Tenistas brasileiras na WTA
Luisa Stefani
Começando com Luisa Stefani, a duplista foi a principal tenista feminina do Brasil em 2025. Chegando em final de mistas em Grand Slam, disputando o WTA Finals e conquistando títulos, a medalhista olímpica brilhou. Em 2026, a duplista irá trocar de dupla e voltar com Gabriela Dabrowski. A decisão vem após Timea Babos anunciar que jogará menos na próxima temporada.
Destaque brasileiro, há uma alta expectativa para o ano de Stefani. Excelente duplista, Luisa volta uma parceria de sucesso, o que anima ainda mais os brasileiros. Se em 2025 chegou em final, é possível sonhar com um título em major nos próximos meses.

Naná Silva
Jovem tenista de 15 anos, Naná Silva sequer tem permissão para jogar tantos torneios no profissional.

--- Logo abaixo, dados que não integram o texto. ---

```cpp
#pragma unroll
    for (int k = 0; k < 18; ++k) {
        const int piece = w + 4 * k, tap = piece >> 3, row = (piece & 7) * 8 + lrow;
        const int c_log = (lane & 7) ^ ((row >> 1) & 7);
        const int cout = 16 * ((row & 15) >> 2) + 4 * (row >> 4) + (row & 3);
        __builtin_amdgcn_global_load_lds((const VTD_AS1 void*)(p.wgt + cout * 576 + tap * 64 + c_log * 8),
                                         (VTD_AS3 void*)(wl + piece * 1024), 16, 0, 0);
    }
    floatx4 bias4[4];
#pragma unroll
    for (int i = 0; i < 4; ++i) bias4[i] = *(const floatx4*)(p.bias + fq * 16 + i * 4);
#pragma unroll
    for (int i = 0; i < 4; ++i) asm volatile("" : "+v"(bias4[i]));

    auto tile_coords = [&](int t, int& img, int& y0, int& x0) {
        img = t / tiles_per_img;
        const int r = t - img * tiles_per_img, ty = r / p.tiles_x;
// ... 423 lines not shown
    p.relu = (c.flags & EPI_RELU) ? 1 : 0;
    p.stamps = nullptr;
    p.dbg = 0;
    if (c.in_y0 != c.in_x0 || c.in_y0 < 0 || c.K != 9 * c.in_c || c.out_c != c.cout || p.n <= 0 || (c.in_c & 63) || (c.cout & 63) ||
        (tw != 16 && tw != 32) || c.stride != 1 || c.M != p.n * c.ho * c.wo)
        return -2201;
    if ((int64_t)p.n * c.in_hp * c.in_wp * c.in_c >= (1ll << 31)) return -2202;
    const int th = 256 / tw;
    p.tiles_x = (p.w + tw - 1) / tw; p.tiles_y = (p.h + th - 1) / th; p.tiles_n = bn > 1 ? p.cout / bn : 1;
    if (bn == 2) {
        p.tiles_n = p.cout / 64;
        return tw == 16 ? halo64_launch<16>(p, stream) : halo64_launch<32>(p, stream);
    }
    if (bn == 1) {
        if (p.cin != 64 || p.cout != 64) return -2201;
        p.tiles_n = 1;
        return tw == 16 ? c64_dispatch<16>(p, stream) : c64_dispatch<32>(p, stream);
    }
    if (bn == 64 && tw == 16) return halo_launch<64, 16>(p, stream);
    if (bn == 64 && tw == 32) return halo_launch<64, 32>(p, stream);
    if (bn == 128 && tw == 16) return halo_launch<128, 16>(p, stream);
    if (bn == 128 && tw == 32) return halo_launch<128, 32>(p, stream);
    return -2201;
}

bool vtd_conv_halo_small_supported(const ConvParams& c) {
    if (!halo_common_rules(c, true) || c.ho % 8 || c.wo % 16) return false;
    if (c.in2 && (c.in2_mul != 2 || c.in2_shr != 0 || c.cin_steps2 != 1 || c.kw2 != 1 || c.seg1_steps * 64 != 9 * c.in_c || c.in2_c < 64 || (c.in2_c & 7) ||
                  c.in2_ring < 0 || 2 * (c.ho - 1) + c.in2_ring >= c.in2_hp || 2 * (c.wo - 1) + c.in2_ring >= c.in2_wp))
        return false;
    return c.in_hp >= c.ho + c.in_y0 + 2 && c.in_wp >= c.wo + c.in_y0 + 2;
}

int vtd_launch_conv_halo_small(const ConvParams& c, hipStream_t stream) {
    if (c.ho <= 0 || c.wo <= 0) return -2201;
    HaloParams p;
    p.in = c.in; p.wgt = c.wgt; p.bias = c.bias; p.res = (c.flags & EPI_RESIDUAL) ? c.res : nullptr; p.out = (half_t*)c.out;
    p.h = c.ho; p.w = c.wo; p.n = c.M / (c.ho * c.wo); p.cin = c.in_c; p.cout = c.cout;
    p.in_hp = c.in_hp; p.in_wp = c.in_wp; p.in_ring = c.in_y0 + 1;
    p.out_hp = c.out_hp; p.out_wp = c.out_wp; p.out_ring = c.out_ring;
    p.res_hp = c.res_hp; p.res_wp = c.res_wp; p.res_ring = c.res_ring;
    p.relu = (c.flags & EPI_RELU) ? 1 : 0;
    p.stamps = nullptr;
    p.dbg = 0;
    p.K = c.K;
    if (c.in2) { p.in2 = c.in2; p.in2_hp = c.in2_hp; p.in2_wp = c.in2_wp; p.in2_c = c.in2_c; p.in2_ring = c.in2_ring; }
    if (c.in_y0 != c.in_x0 || c.in_y0 < 0 || c.K != 9 * c.in_c + (c.in2 ? 64 : 0) || c.out_c != c.cout || p.n <= 0 || (c.in_c & 63) || (c.cout & 63) ||
        c.stride != 1 || c.M != p.n * c.ho * c.wo || (c.ho & 7) || (c.wo & 15) || ((c.flags & EPI_RESIDUAL) && !c.res) || c.plist)
        return -2201;
    if (c.in2 && (c.in2_mul != 2 || c.in2_shr != 0 || c.in2_c < 64 || (c.in2_c & 7) || c.in2_ring < 0 || 2 * (c.ho - 1) + c.in2_ring >= c.in2_hp ||
                  2 * (c.wo - 1) + c.in2_ring >= c.in2_wp || (int64_t)p.n * c.in2_hp * c.in2_wp * c.in2_c >= (1ll << 31)))
        return -2201;
    if (c.in_hp < c.ho + p.in_ring + 1 || c.in_wp < c.wo + p.in_ring + 1 || c.out_ring < 0 || c.out_hp < c.ho + c.out_ring || c.out_wp < c.wo + c.out_ring ||
        (p.res && (c.res_ring < 0 || c.res_hp < c.ho + c.res_ring || c.res_wp < c.wo + c.res_ring)))
        return -2201;
    if ((int64_t)p.n * c.in_hp * c.in_wp * c.in_c >= (1ll << 31)) return -2202;
    p.tiles_x = p.w / 16; p.tiles_y = p.h / 8; p.tiles_n = p.cout / 64;
    hipLaunchKernelGGL(conv_halo_small_kernel, dim3(p.n * p.tiles_y * p.tiles_x * p.tiles_n), dim3(256), 0, stream, p);
    return -(int)hipGetLastError();
}
```

### video-text-detection-system_amd/csrc/vtd_api.cpp

```cpp
#include <algorithm>
#include <cmath>
#include <cstdio>
#include <cstdlib>
#include <cstring>
#include <map>
#include <memory>
#include <string>
#include <vector>

#include "../../include/vtd.h"
#include "vtd_common.h"

int vtd_launch_conv(const ConvParams& p, int cfg, hipStream_t stream);
int vtd_conv_num_configs();
bool vtd_conv_config_valid(const ConvParams& p, int cfg);
int vtd_launch_preprocess(const uint8_t* frames, int n, int H, int W, half_t* out, const int* xb, const int* xk, int ksx,
                          const int* yb, const int* yk, int ksy, int max_rows, hipStream_t stream);
int vtd_launch_nchw_to_input(const float* x, half_t* out, int n, hipStream_t stream);
int vtd_launch_maxpool(const TensorDesc& in, const TensorDesc& out, int n, int kh, int kw, int sh, int sw, int pad_h, int pad_w,
                       hipStream_t stream);
void vtd_stem_pool_pack_weights(const float* w_folded, half_t* packed);
int vtd_launch_stem_pool(const TensorDesc& in, const TensorDesc& out, const half_t* w_packed, const float* bias, int n, hipStream_t stream);
extern "C" int vtd_head_entry_halo_steps(int py, int px, int nch1, int* out);
int vtd_launch_head_entry_halo(const ConvParams& c, const int* steps_dev, int nsteps, int big_tiles, hipStream_t stream);
#ifdef VTD_EXPERIMENTAL_CANDIDATES
extern "C" int vtd_head_entry_half_schedule(const int* steps, int nsteps, int* out);
int vtd_launch_head_entry_half(const ConvParams& c, const int* sched_dev, int nsteps, hipStream_t stream);
int vtd_head_entry_pair_tables(int py, int px, int c2ch, int* half_steps, int* plan);
int vtd_launch_head_entry_pair(const ConvParams& c, const int* half_steps_dev, const int* plan_dev, int nh, hipStream_t stream);
#endif
bool vtd_conv_halo_supported(const ConvParams& c, int* bn_out, int* tw_out);
bool vtd_conv_halo_c64_supported(const ConvParams& c, int tw);
int vtd_launch_conv_halo(const ConvParams& c, int bn, int tw, hipStream_t stream);
bool vtd_conv_halo_small_supported(const ConvParams& c);
int vtd_launch_conv_halo_small(const ConvParams& c, hipStream_t stream);
bool vtd_pointwise128_supported(const ConvParams& c);
int vtd_launch_pointwise128(const ConvParams& c, hipStream_t stream);
void vtd_head_tail_pack_w1(const half_t* w1_gemm, half_t* packed);
void vtd_head_tail_pack_w2(const float* w2, half_t* packed);
int vtd_launch_head_tail(const TensorDesc& in, const half_t* w1, const float* bias1, const half_t* w2, float b2, float* out, int n,
                         hipStream_t stream);

int vtd_launch_crop_resize(const uint8_t* frames, int H, int W, const int32_t* boxes, int ncrops, uint8_t* out, hipStream_t s);
int vtd_launch_crnn_conv1(const uint8_t* in_u8, const float* in_f32, const half_t* w, const float* bias, half_t* out, int n, hipStream_t s);
int vtd_launch_lstm(const half_t* xs, const half_t* whh, half_t* hout, int D, int T, hipStream_t s);
int vtd_launch_ctc_greedy(const float* logits, int n, int T, int V, int ld, const int32_t* id2char, int blank, int apply_softmax,
                          int32_t* out, hipStream_t s);
int vtd_launch_compact_rows(const float* in, float* out, int64_t rows, int V, int ld, hipStream_t s);
int vtd_dbloss_ws_bytes();
int vtd_launch_dbloss(const float* prob, const float* thresh, const float* prob_t, const float* thresh_t, int64_t n, float smooth, double* workspace,
                      float* out4, double* sums5, hipStream_t stream);
int vtd_launch_dbloss_backward(const float* prob, const float* thresh, const float* prob_t, const float* thresh_t, int64_t n, float smooth,
                               const double* sums5, const float* grad_out4, float* grad_prob, float* grad_thresh, hipStream_t stream);
int vtd_launch_binary_counts(const float* pred, const float* target, int64_t n, float threshold, int64_t* counts4, hipStream_t stream);
int vtd_launch_adamw(const vtd_adamw_tensor* tensors, int count, const vtd_adamw_hyper* hyper, hipStream_t stream);
int64_t vtd_dbhead_ws_bytes(int n, int H, int W, int backward);
int vtd_launch_dbhead_pack(const void* x, int dtype, int n, int H, int W, void* feats, hipStream_t s);
int vtd_launch_dbhead_forward(const void* feats, int n, int H, int W, const vtd_dbhead_params* params, int training, float momentum, float eps,
                              void* ws, float* prob, float* thresh, float* stats_out, hipStream_t s);
int vtd_launch_dbhead_backward_input(int n, int H, int W, const vtd_dbhead_params* params, void* scratch, float* dfeats, float* dscale, hipStream_t s);
int vtd_launch_dbhead_unpack_input_grad(const float* dfeats, const float* dscale, int n, int H, int W, float* out, hipStream_t s);
int64_t vtd_fpn_ws_bytes(int n, int h5, int w5, int c5, int mode);
int vtd_launch_fpn_pack_tap(const void* x, int dtype, int n, int channels, int H, int W, void* out, hipStream_t s);
int vtd_launch_fpn_unpack_p2(const void* p2, int n, int H, int W, float* out, hipStream_t s);
int vtd_launch_fpn_pack_grad(const float* g, int n, int H, int W, float* out, hipStream_t s);
int vtd_launch_fpn_forward(const void* const* taps, int n, int h5, int w5, int c5, const vtd_fpn_params* params, void* ws, void* p2_out, hipStream_t s);
int vtd_launch_fpn_backward(const void* const* taps, int n, int h5, int w5, int c5, const vtd_fpn_params* params, const void* ws, const float* dp2,
                            const float* dscale, const vtd_fpn_params* grads, void* scratch, hipStream_t s);
// ... 160 lines not shown
    std::memset(&p, 0, sizeof(p));
    p.in = c.in.ptr; p.wgt = c.w; p.k_hi_step = c.k_hi_step; p.cin_steps = c.cin_steps; p.kw = c.kw; p.s_step = c.s_step; p.r_step = c.r_step; p.bias = c.bias;
    p.res = c.has_res ? c.res.ptr : nullptr;
    p.out = (c.flags & (EPI_OUT_F32 | EPI_OUT_F16)) ? c.out_f32 : (void*)c.out.ptr;
    p.M = n * c.ho * c.wo; p.K = c.K; p.cout = c.cout; p.cout_pad = c.cout_pad;
    p.ho = c.ho; p.wo = c.wo;
    p.in_hp = c.in.hp; p.in_wp = c.in.wp; p.in_c = c.in.c; p.in_y0 = c.in_y0; p.in_x0 = c.in_x0; p.stride = c.stride;
    p.out_hp = c.out.hp; p.out_wp = c.out.wp; p.out_c = c.out.c; p.out_ring = c.out.ring;
    p.res_hp = c.res.hp; p.res_wp = c.res.wp; p.res_ring = c.res.ring; p.res_shift = c.res_shift;
    p.ps_cout = c.ps_cout; p.flags = c.flags; p.ldc = c.ldc;
    p.seg_cols = c.seg_cols;
    for (int i = 0; i < 3; ++i) { p.seg_out[i] = c.seg_out[i]; p.seg_ldc[i] = c.seg_ldc[i]; }
    p.head_w = c.head_w; p.head_b = c.head_b; p.prob_out = (float*)c.out_f32;
    if (c.plist) {
        p.plist = c.plist; p.tile_combo = c.tile_combo; p.tiles_per_img = c.tiles_per_img;
        p.plist_b = c.plist_b; p.tile_combo_b = c.tile_combo_b; p.tiles_per_img_b = c.tiles_per_img_b;
        p.in2 = c.in2.ptr; p.in2_hp = c.in2.hp; p.in2_wp = c.in2.wp; p.in2_c = c.in2.c; p.in2_ring = c.in2.ring;
        p.seg1_steps = c.seg1_steps; p.cin_steps2 = c.cin_steps2; p.kw2 = c.kw2; p.s_step2 = c.s_step2; p.r_step2 = c.r_step2;
        p.bias_tab = c.bias_tab; p.img_h = c.img_h; p.img_w = c.img_w;
        p.M = n * c.tiles_per_img * 128;
    }
    p.pool_pw = c.pool_pw;
    if (c.dual) {
        p.in2 = c.in2.ptr; p.in2_hp = c.in2.hp; p.in2_wp = c.in2.wp; p.in2_c = c.in2.c; p.in2_ring = c.in2.ring;
        p.in2_mul = c.in2_mul; p.in2_shr = c.in2_shr;
        p.seg1_steps = c.seg1_steps; p.cin_steps2 = c.cin_steps2; p.kw2 = 1; p.s_step2 = 0; p.r_step2 = 0;
    }
}

static const int kHaloCfg = 100;
static const int kHaloC64Cfg = 101;
static const int kHalo64Cfg = 104;
static const int kHaloSmallCfg = 108;
static const int kHeadEntryHalo256Cfg = 103;
static const int kHeadEntryPairCfg = 105;
static const int kPointwiseCfg = 106;
static const int kHeadEntryHalfCfg = 107;
static const int kHeadEntryHaloCfg = 102;
static bool halo_enabled() {
    const char* e = std::getenv("VTD_HALO_CONV");
    return !(e && e[0] == '0');
}

static int pick_tile_height(const ConvParams& p, int table_cfg) {
    if (const char* e = std::getenv("VTD_TILE_HEIGHT_MODEL"); e && e[0] == '0') return table_cfg;
    if (std::getenv("VTD_FORCE_CONV_CFG")) return table_cfg;
    static const struct { int cfg, bm, bn; double eff; } family[5] = {{0, 256, 128, 1.0}, {14, 256, 128, 1.04}, {13, 272, 128, 0.92}, {12, 208, 128, 0.80},
                                                                      {15, 256, 256, 1.07}};
    auto cost_of = [&](int cfg) -> double {
        for (const auto& k : family)
            if (k.cfg == cfg) {
                if (!vtd_conv_config_valid(p, k.cfg)) return 0.0;
                const int64_t tiles = (int64_t)((p.M + k.bm - 1) / k.bm) * (p.cout_pad / k.bn);
                return (double)((tiles + 255) / 256) * k.bm * k.bn / k.eff;
            }
        return 0.0;
    };
    int best = table_cfg;
    double best_cost = cost_of(table_cfg);
    if (best_cost == 0.0) return table_cfg;
    const double keep = best_cost * 0.94;
    double other_cost = keep;
    for (const auto& k : family) {
        if (k.cfg == table_cfg) continue;
        const double c = cost_of(k.cfg);
        if (c > 0.0 && c < other_cost) { other_cost = c; best = k.cfg; }
    }
    (void)best_cost;
    return best;
}

static int launch_conv_op(const ConvOp& c, int n, hipStream_t s, int cfg = -1, float* prob_out = nullptr) {
    ConvParams p;
    fill_conv_params(c, n, p);
    if (prob_out) p.prob_out = prob_out;
#ifdef VTD_EXPERIMENTAL_CANDIDATES
    if (cfg == kHeadEntryPairCfg) {
        if (!c.hp_half_steps || !c.tile_combo_border) return ERR_GEOMETRY;
        return vtd_launch_head_entry_pair(p, c.hp_half_steps, c.hp_plan, c.hp_nh, s);
    }
    if (cfg == kHeadEntryHalfCfg) {
        if (!c.hh_sched || !c.tile_combo_border) return ERR_GEOMETRY;
        return vtd_launch_head_entry_half(p, c.hh_sched, c.he_nsteps, s);
    }
#else
    if (cfg == kHeadEntryPairCfg || cfg == kHeadEntryHalfCfg) return ERR_GEOMETRY;
#endif
    if (cfg == kHeadEntryHaloCfg || cfg == kHeadEntryHalo256Cfg) {
        if (!c.he_steps || !c.tile_combo_border) return ERR_GEOMETRY;
        return vtd_launch_head_entry_halo(p, c.he_steps, c.he_nsteps, cfg == kHeadEntryHalo256Cfg ? 1 : 0, s);
    }
    if (cfg == kHaloCfg || cfg == kHaloC64Cfg || cfg == kHalo64Cfg) {
        int bn = 0, tw = 0;
        if (!vtd_conv_halo_supported(p, &bn, &tw)) return ERR_GEOMETRY;
        return vtd_launch_conv_halo(p, cfg == kHaloC64Cfg ? 1 : cfg == kHalo64Cfg ? 2 : bn, tw, s);
    }
    if (cfg == kHaloSmallCfg) return vtd_conv_halo_small_supported(p) ? vtd_launch_conv_halo_small(p, s) : ERR_GEOMETRY;
    if (cfg == kPointwiseCfg) return vtd_launch_pointwise128(p, s);
    if (!c.plist && (cfg == 0 || cfg == 12 || cfg == 13 || cfg == 14 || cfg == 15)) cfg = pick_tile_height(p, cfg);
    return vtd_launch_conv(p, cfg, s);
}
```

E, mesmo assim, a brasileira deve seguir com a sua transição e continuar subindo cada vez mais no ranking da WTA. Nesse momento, é a 646ª, sendo a n.º 8 do Brasil, conquistado com bons jogos e vitórias ao longo do ano.
Seu estilo de jogo empolga a todos e traz grande animação para o futuro. Em 2026, o esperado é que continue crescendo, fazendo um calendário balanceado entre juvenil e torneios adultos. Se tiver bons resultados, é um jovem talento que pode, em 2027, começar a aparecer ainda mais no profissional.
Victoria Barros
Fazendo um caminho diferente, Victoria Barros ainda não está no top 1000 do ranking feminino. No entanto, tem uma boa posição no ranking juvenil, o que garante alguns benefícios em 2026. Assim como Naná, Barros trabalha para a sua transição para o profissional, mas com escolhas diferentes.
Neste fim de ano, focou no juvenil, exatamente para colher os benefícios para jovens tenistas. E, mesmo assim, também é esperado ter equilíbrio entre competições juvenis e adultas na próxima temporada. Na 1104ª posição hoje, deve terminar 2026 em uma colocação muito melhor.
Laura Pigossi
N.º 2 do Brasil no simples, Laura Pigossi é conhecida por não desistir em quadra. No entanto, não está no top 200 do ranking da WTA. Para o Australian Open, terá a chance de jogar o quali e, se conseguir entrar na chave principal, já será uma grande vitória.
Já nas duplas, está no top 100 e é onde pode se destacar mais. Laura se tornou uma das 100 melhores apenas em 2025 e quer manter a excelente evolução para 2026. Se conseguir, tem tudo para ficar entre as melhores do mundo na categoria e continuar sendo um dos grandes nomes do Brasil.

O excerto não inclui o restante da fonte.